The U.S. Food and Drug Administration (FDA) has demanded 23andMe, a DNA testing service, to immediately stop selling and marketing its services until the agency gives the firm clearance to do so.
The FDA is seeking to stop the sales of genetic testing services sold directly to consumers and issued a very cutting warning letter which it posted on its site. The letter, according to The New York Times, indicated that 23andMe did not offer sufficient proof that its Personal Genome Service provided consumers with accurate results. “FDA is concerned about the public health consequences of inaccurate results from the PGS device,” the agency wrote in its letter.
23andMe is among the most popular personal genome testing companies, which is due in large part, according to the Times, to its Google backing and that it is run by Anne Wojcicki, wife of a Google founder, Sergey Brin; the couple are separated.
The $99. 23andMe PGS test is only available on the firm’s website, and has been used by some half a million people, to date. The test analyzes the DNA in a saliva sample and is used to advise consumers if they are risk for specific diseases, among other information, according to the Times. Ms. Wojcicki recently said she hoped to reach a million customers by early 2014.
The FDA wrote that the service is being sold “without marketing clearance or approval in violation of the Federal Food, Drug and Cosmetic Act (the FD&C Act)” noting that the test “is intended for use in the diagnosis of disease or other conditions or in the cure, mitigation, treatment, or prevention of disease, or is intended to affect the structure or function of the body,” The FDA also wrote that the company’s website, www.23andme.com/health, markets the service as providing “health reports on 254 diseases and conditions,” which includes categories such as “carrier status,” “health risks,” and “drug response,” and as a “first step in prevention,” enabling users to “take steps toward mitigating serious diseases.” The FDA letter also indicates that the diseases listed include “diabetes, coronary heart disease, and breast cancer.”
In its letter, the FDA accused 23andMe of maintaining a growing list of intended uses that make the service a medical device under the Act and wrote that most of the uses have no classification, which means that either premarket approval or de novo classification is required, which the FDA said it “has explained to you on numerous occasions.”
The FDA wrote that “Some of the uses for which PGS is intended are particularly concerning” citing “BRCA-related genetic risk and drug responses” assessments, among others. False positives and false negatives could lead to increased and unnecessary testing and prophylactic treatment, including voluntary mastectomy; delayed treatment, such as cancer treatment; or inappropriate treatment or medication dosing, specifically regarding life threatening diseases.
Questions about DNA tests targeted to consumers have mounted in recent years, especially concerning the need for agency approval of some of the products and if their uses constitute practicing medicine, noted the Times. Ms. Wojcicki maintains that consumers have a right to their own DNA Information, although, since 2009, the firm’s representatives have been speaking to the FDA about how its tests could receive regulatory approval.

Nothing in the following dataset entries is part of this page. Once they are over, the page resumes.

__global__ void __cluster_dims__(2, 1, 1) __launch_bounds__(kV2Threads, 1)
tc_gemm_nt16x2_kernel(const __grid_constant__ CUtensorMap cmap, const Nt16Args g) {
    constexpr int STAGES = kNt16x2Stages;
    constexpr int BN = 256;
    constexpr uint32_t A_BYTES = BM * 128;
    constexpr uint32_t B_HALF = (BN / 2) * 128;
    constexpr uint32_t B_FULL = BN * 128;
    constexpr uint32_t STAGE_BYTES = 2 * A_BYTES + 2 * B_HALF;
    constexpr uint32_t TMEM_COLS = 2 * BN;
    extern __shared__ __align__(1024) uint8_t smem_raw[];
    uint8_t* smem = reinterpret_cast<uint8_t*>((reinterpret_cast<uintptr_t>(smem_raw) + 1023) & ~(uintptr_t)1023);
    uint8_t* staging = smem + STAGES * STAGE_BYTES;
    uint64_t* full_bar = reinterpret_cast<uint64_t*>(staging + kStagingBytes);
    uint64_t* empty_bar = full_bar + STAGES;
    uint64_t* peer_ready = empty_bar + STAGES;
    uint64_t* acc_full = peer_ready + STAGES;
    uint64_t* acc_empty = acc_full + 2;
    uint32_t* tmem_slot = reinterpret_cast<uint32_t*>(acc_empty + 2);
    uint32_t* amax_slot = tmem_slot + 1;

    const int warp = threadIdx.x >> 5, lane = threadIdx.x & 31;
    const uint32_t rank = cluster_ctarank();
    const int num_kb = g.K / BK16;
    const int64_t num_pairs = gridDim.x / 2, pair = blockIdx.x / 2;
    if (threadIdx.x == 0) {
        for (int s = 0; s < STAGES; ++s) {
            mbar_init(full_bar + s, kProducerWarps + 1);
            mbar_init(empty_bar + s, 1);
            mbar_init(peer_ready + s, 1);
        }
        for (int b = 0; b < 2; ++b) {
            mbar_init(acc_full + b, 1);
            mbar_init(acc_empty + b, 8);
        }
        *amax_slot = 0u;
        fence_barrier_init();
    }
    cluster_sync_all();
    if (warp == 8) tmem_alloc_2cta(tmem_slot, TMEM_COLS);
    tc_fence_before();
    __syncthreads();
    tc_fence_after();
    block_amax_bits(g.amax, g.amax_len, amax_slot);
    __syncthreads();
    const uint32_t tmem_base = *tmem_slot;
    const uint32_t smem_base = smem_u32(smem);
    float s_a, inv_sa;
    scale_from_bits(*amax_slot, s_a, inv_sa);

    if (warp < kProducerWarps) {
        auto wait_empty = [](uint64_t* bar, uint32_t parity) { mbar_wait_cluster(bar, parity); };
        produce_loop<STAGES>(g, pair, num_pairs, (int64_t)(2 * BM), (int64_t)rank * BM, num_kb, s_a,
                                        smem_base, STAGE_BYTES, A_BYTES, full_bar, empty_bar, wait_empty);
    } else if (warp == 8) {
        if (lane == 0) {
            uint32_t it = 0, tile_no = 0;
            if (rank == 0) {
                constexpr uint32_t idesc = make_idesc16(2 * BM, BN, false, false);
                for (int64_t tile = pair; tile < g.num_tiles; tile += num_pairs, ++tile_no) {
                    const uint32_t buf = tile_no & 1u;
                    long long a0 = 0;
                    if (g.trace && blockIdx.x == 0) a0 = clock64();
                    mbar_wait_cluster(acc_empty + buf, ((tile_no >> 1) & 1u) ^ 1u);
                    if (g.trace && blockIdx.x == 0) g.trace[7] += (unsigned long long)(clock64() - a0);
                    tc_fence_after();
                    const uint32_t d_tmem = tmem_base + buf * BN;
                    for (int kb = 0; kb < num_kb; ++kb, ++it) {
                        const int s = it % STAGES;
                        const uint32_t ph = (it / STAGES) & 1;
                        const bool tr = g.trace && blockIdx.x == 0;
                        long long c0 = 0, c1 = 0, c2 = 0;
                        if (tr) c0 = clock64();
                        mbar_wait(full_bar + s, ph);
                        if (tr) c1 = clock64();
                        mbar_wait_cluster(peer_ready + s, ph);
                        if (tr) {
                            c2 = clock64();
                            g.trace[4] += (unsigned long long)(c1 - c0);
                            g.trace[5] += (unsigned long long)(c2 - c1);
                            g.trace[6] += 1ull;
                        }
                        tc_fence_after();
                        const uint32_t sa = smem_base + s * STAGE_BYTES;
#pragma unroll
                        for (int ks = 0; ks < BK16 / UMMA_K16; ++ks) {
                            const uint32_t koff = ks * UMMA_K16 * 2;
                            const uint64_t a_hi = make_desc(sa + koff, 16, 1024);
                            const uint64_t a_lo = make_desc(sa + A_BYTES + koff, 16, 1024);
                            const uint64_t b_hi = make_desc(sa + 2 * A_BYTES + koff, 16, 1024);
                            const uint64_t b_lo = make_desc(sa + 2 * A_BYTES + B_HALF + koff, 16, 1024);
                            umma_f16_2cta(d_tmem, a_lo, b_hi, idesc, (kb | ks) != 0);
                            umma_f16_2cta(d_tmem, a_hi, b_lo, idesc, 1);
                            umma_f16_2cta(d_tmem, a_hi, b_hi, idesc, 1);
                        }
                        umma_commit_2cta(empty_bar + s);
                    }
                    umma_commit_2cta(acc_full + buf);
                }
            } else {
                for (int64_t tile = pair; tile < g.num_tiles; tile += num_pairs) {
                    for (int kb = 0; kb < num_kb; ++kb, ++it) {
                        const int s = it % STAGES;
                        const uint32_t ph = (it / STAGES) & 1;
                        mbar_wait(full_bar + s, ph);
                        mbar_arrive_remote(peer_ready + s, 0);
                    }
                }
            }
        }
        __syncwarp();
    } else if (warp == 9) {
        if (lane == 0) {
            uint32_t it = 0;
            for (int64_t tile = pair; tile < g.num_tiles; tile += num_pairs) {
                const int tn = (int)(tile % g.tiles_n);
                const uint8_t* src = g.Bimg + (int64_t)tn * num_kb * (2 * (int64_t)B_FULL) + (int64_t)rank * B_HALF;
                for (int kb = 0; kb < num_kb; ++kb, ++it) {
                    const int s = it % STAGES;
                    const uint32_t ph = (it / STAGES) & 1;
                    mbar_wait_cluster(empty_bar + s, ph ^ 1u);
                    mbar_arrive_expect_tx(full_bar + s, 2 * B_HALF);
                    const uint8_t* sk = src + (int64_t)kb * (2 * (int64_t)B_FULL);
                    const uint32_t dst = smem_base + s * STAGE_BYTES + 2 * A_BYTES;
                    bulk_g2s(dst, sk, B_HALF, full_bar + s);
                    bulk_g2s(dst + B_HALF, sk + B_FULL, B_HALF, full_bar + s);
                }
            }
        }
        __syncwarp();
    } else if (warp >= 12) {
        const int q = warp & 3;
        const uint32_t stg = smem_u32(staging) + (uint32_t)q * kStageWarpBytes;
        const bool staged = (g.flags & 16) != 0;
        uint32_t tile_no = 0;
        for (int64_t tile = pair; tile < g.num_tiles; tile += num_pairs, ++tile_no) {
            const uint32_t buf = tile_no & 1u;
            const int64_t mrow0 = (tile / g.tiles_n) * (2 * BM) + rank * BM + q * 32;
            const int n0 = (int)(tile % g.tiles_n) * BN;
            const bool tr = g.trace && blockIdx.x == 0 && warp == 12 && lane == 0;
            long long e0 = 0, e1 = 0;
            if (tr) e0 = clock64();
            mbar_wait_cluster(acc_full + buf, (tile_no >> 1) & 1u);
            if (tr) e1 = clock64();
            tc_fence_after();
            const uint32_t taddr = tmem_base + ((uint32_t)(q * 32) << 16) + buf * BN;
            if (staged) epilogue_tile<BN>(g, taddr, inv_sa, stg, lane, mrow0, n0);
            else epilogue_tile_tma<BN>(&cmap, g.inv_sw, taddr, inv_sa, stg, lane, mrow0, n0);
            tc_fence_before();
            __syncwarp();
            if (tr) {
                g.trace[8] += (unsigned long long)(e1 - e0);
                g.trace[9] += (unsigned long long)(clock64() - e1);
                g.trace[10] += 1ull;
            }
            if (lane == 0) {
                if (rank == 0) mbar_arrive(acc_empty + buf);
                else mbar_arrive_remote(acc_empty + buf, 0);
            }
        }
        if (lane == 0) bulk_wait_all();
    }
    tc_fence_before();
    cluster_sync_all();
    if (warp == 8) {
        tc_fence_after();
        tmem_dealloc_2cta(tmem_base, TMEM_COLS);
    }
}

static int launch_nt16x2(const Nt16Args& g0, cudaStream_t st) {
    constexpr size_t smem = (size_t)kNt16x2Stages * (2 * BM * 128 + 2 * 128 * 128) + 1024 + 256 + kStagingBytes;
    static_assert(smem <= 232448, "shared memory of the CTA-pair fp16-split NT kernel");
    static PerDeviceOnce configured;
    if (configured.need()) {
        DDMP_CUDA(cudaFuncSetAttribute(tc_gemm_nt16x2_kernel, cudaFuncAttributeMaxDynamicSharedMemorySize, (int)smem));
        configured.mark();
    }
    Nt16Args g = g0;
    g.num_tiles = ceil_div(g.M, 2 * BM) * g.tiles_n;
    CUtensorMap cmap;
    int rc = make_tensor_map_2d(&cmap, g.C, g.M, g.N, 32, 32, true, "tc_gemm_nt16x2");
    if (rc != DDMP_OK) return rc;
    const int64_t pairs = g.num_tiles < kNumSMs / 2 ? g.num_tiles : kNumSMs / 2;
    tc_gemm_nt16x2_kernel<<<(unsigned)(2 * pairs), kV2Threads, smem, st>>>(cmap, g);
    return check_launch("tc_gemm_nt16x2");
}

int f16_flags(int set) {
    static std::atomic<int> v{-1};
    int cur = v.load(std::memory_order_relaxed);
    if (cur < 0) {
        const char* e = getenv("DDMP_TC_F16_FLAGS");
        cur = e ? (atoi(e) & 0xffff) : 0;
        v.store(cur, std::memory_order_relaxed);
    }
    if (set >= 0) v.store(set & 0xffff, std::memory_order_relaxed);
    return cur;
}

static bool f16_split_enabled() {
    static const bool v = [] { const char* e = getenv("DDMP_TC_SPLIT"); return !(e && e[0] == 't'); }();
    return v;
}

static int run_nt16(const float* A, const int* a_map, const float* scale, const float* shift, float slope,
                    const float* W, int transposed, void* workspace, float* C, int64_t M, int N, int K,
                    const float* amax, int64_t amax_len, cudaStream_t st) {
    const int BN = (N % 256 == 0) ? 256 : ((N % 128 == 0) ? 128 : 64);
    uint8_t* img = reinterpret_cast<uint8_t*>(workspace);
    float* inv_sw = reinterpret_cast<float*>(img + (int64_t)N * K * 4);
    tc_prep_b16_kernel<<<(unsigned)ceil_div((int64_t)N * 32, 256), 256, 0, st>>>(W, transposed, img, inv_sw, N, K, BN);
    int rc = check_launch("tc_prep_b16");
    if (rc) return rc;
    Nt16Args g{};
    g.A = A; g.Bimg = img; g.inv_sw = inv_sw; g.C = C; g.a_map = a_map; g.scale = scale; g.shift = shift;
    g.slope = slope; g.amax = amax; g.amax_len = amax_len;
    g.flags = f16_flags(-1);
    if ((g.flags & 2) && K <= 256) g.flags |= 1;
    static const bool trace = [] { const char* e = getenv("DDMP_TC_TRACE"); return e && e[0] == '1'; }();
    static unsigned long long* trace_buf = nullptr;
    if (trace) {
        if (!trace_buf) cudaMalloc(&trace_buf, 16 * sizeof(unsigned long long));
        cudaMemsetAsync(trace_buf, 0, 16 * sizeof(unsigned long long), st);
        g.trace = trace_buf;
    }
    auto dump_trace = [&](int rc) {
        if (trace && rc == 0) {
            unsigned long long h[16];
            cudaStreamSynchronize(st);
            cudaMemcpy(h, trace_buf, sizeof(h), cudaMemcpyDeviceToHost);
            fprintf(stderr, "[ddmp trace] M=%lld N=%d K=%d | producer/stage: issue %llu wait_free %llu data+store %llu (n=%llu) | "
                    "mma/stage: wait_full %llu wait_peer %llu (n=%llu) wait_acc_total %llu | epilogue/tile: wait %llu drain %llu (n=%llu) "
                    "[to staging %llu, to global %llu, tmem wait(1 of 2) %llu] producer detail: transform+stores %llu fence %llu\n",
                    (long long)M, N, K, h[3] ? h[0] / h[3] : 0, h[3] ? h[1] / h[3] : 0, h[3] ? h[2] / h[3] : 0, h[3],
                    h[6] ? h[4] / h[6] : 0, h[6] ? h[5] / h[6] : 0, h[6], h[7], h[10] ? h[8] / h[10] : 0,
                    h[10] ? h[9] / h[10] : 0, h[10], h[10] ? h[11] / h[10] : 0, h[10] ? h[12] / h[10] : 0,
                    h[10] ? h[13] / h[10] : 0, h[3] ? h[14] / h[3] : 0, h[3] ? h[15] / h[3] : 0);
        }
        return rc;
    };
    g.M = M; g.N = N; g.K = K; g.tiles_n = N / BN;
    g.num_tiles = ceil_div(M, BM) * g.tiles_n;
    DDMP_REQUIRE(g.num_tiles < (1ll << 31), "tc gemm: too many tiles");
    static const bool one_cta = [] { const char* e = getenv("DDMP_TC_2CTA"); return e && e[0] == '0'; }();
    if (BN == 256 && !one_cta) return dump_trace(launch_nt16x2(g, st));
    if (BN == 256) return launch_nt16<256, 2>(g, st);
    if (BN == 128) return launch_nt16<128, 3>(g, st);
    return launch_nt16<64, 4>(g, st);
}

Meanwhile, the FDA wrote that, “Even after these many interactions with 23andMe, we still do not have any assurance that the firm has analytically or clinically validated the PGS for its intended uses, which have expanded from the uses that the firm identified in its submissions.” The FDA indicated, according to the Times, that it had not heard from the company since May. “Instead, we have become aware that you have initiated new marketing campaigns, including television commercials that, together with an increasing list of indications, show that you plan to expand the PGS’s uses and consumer base without obtaining marketing authorization from FDA.”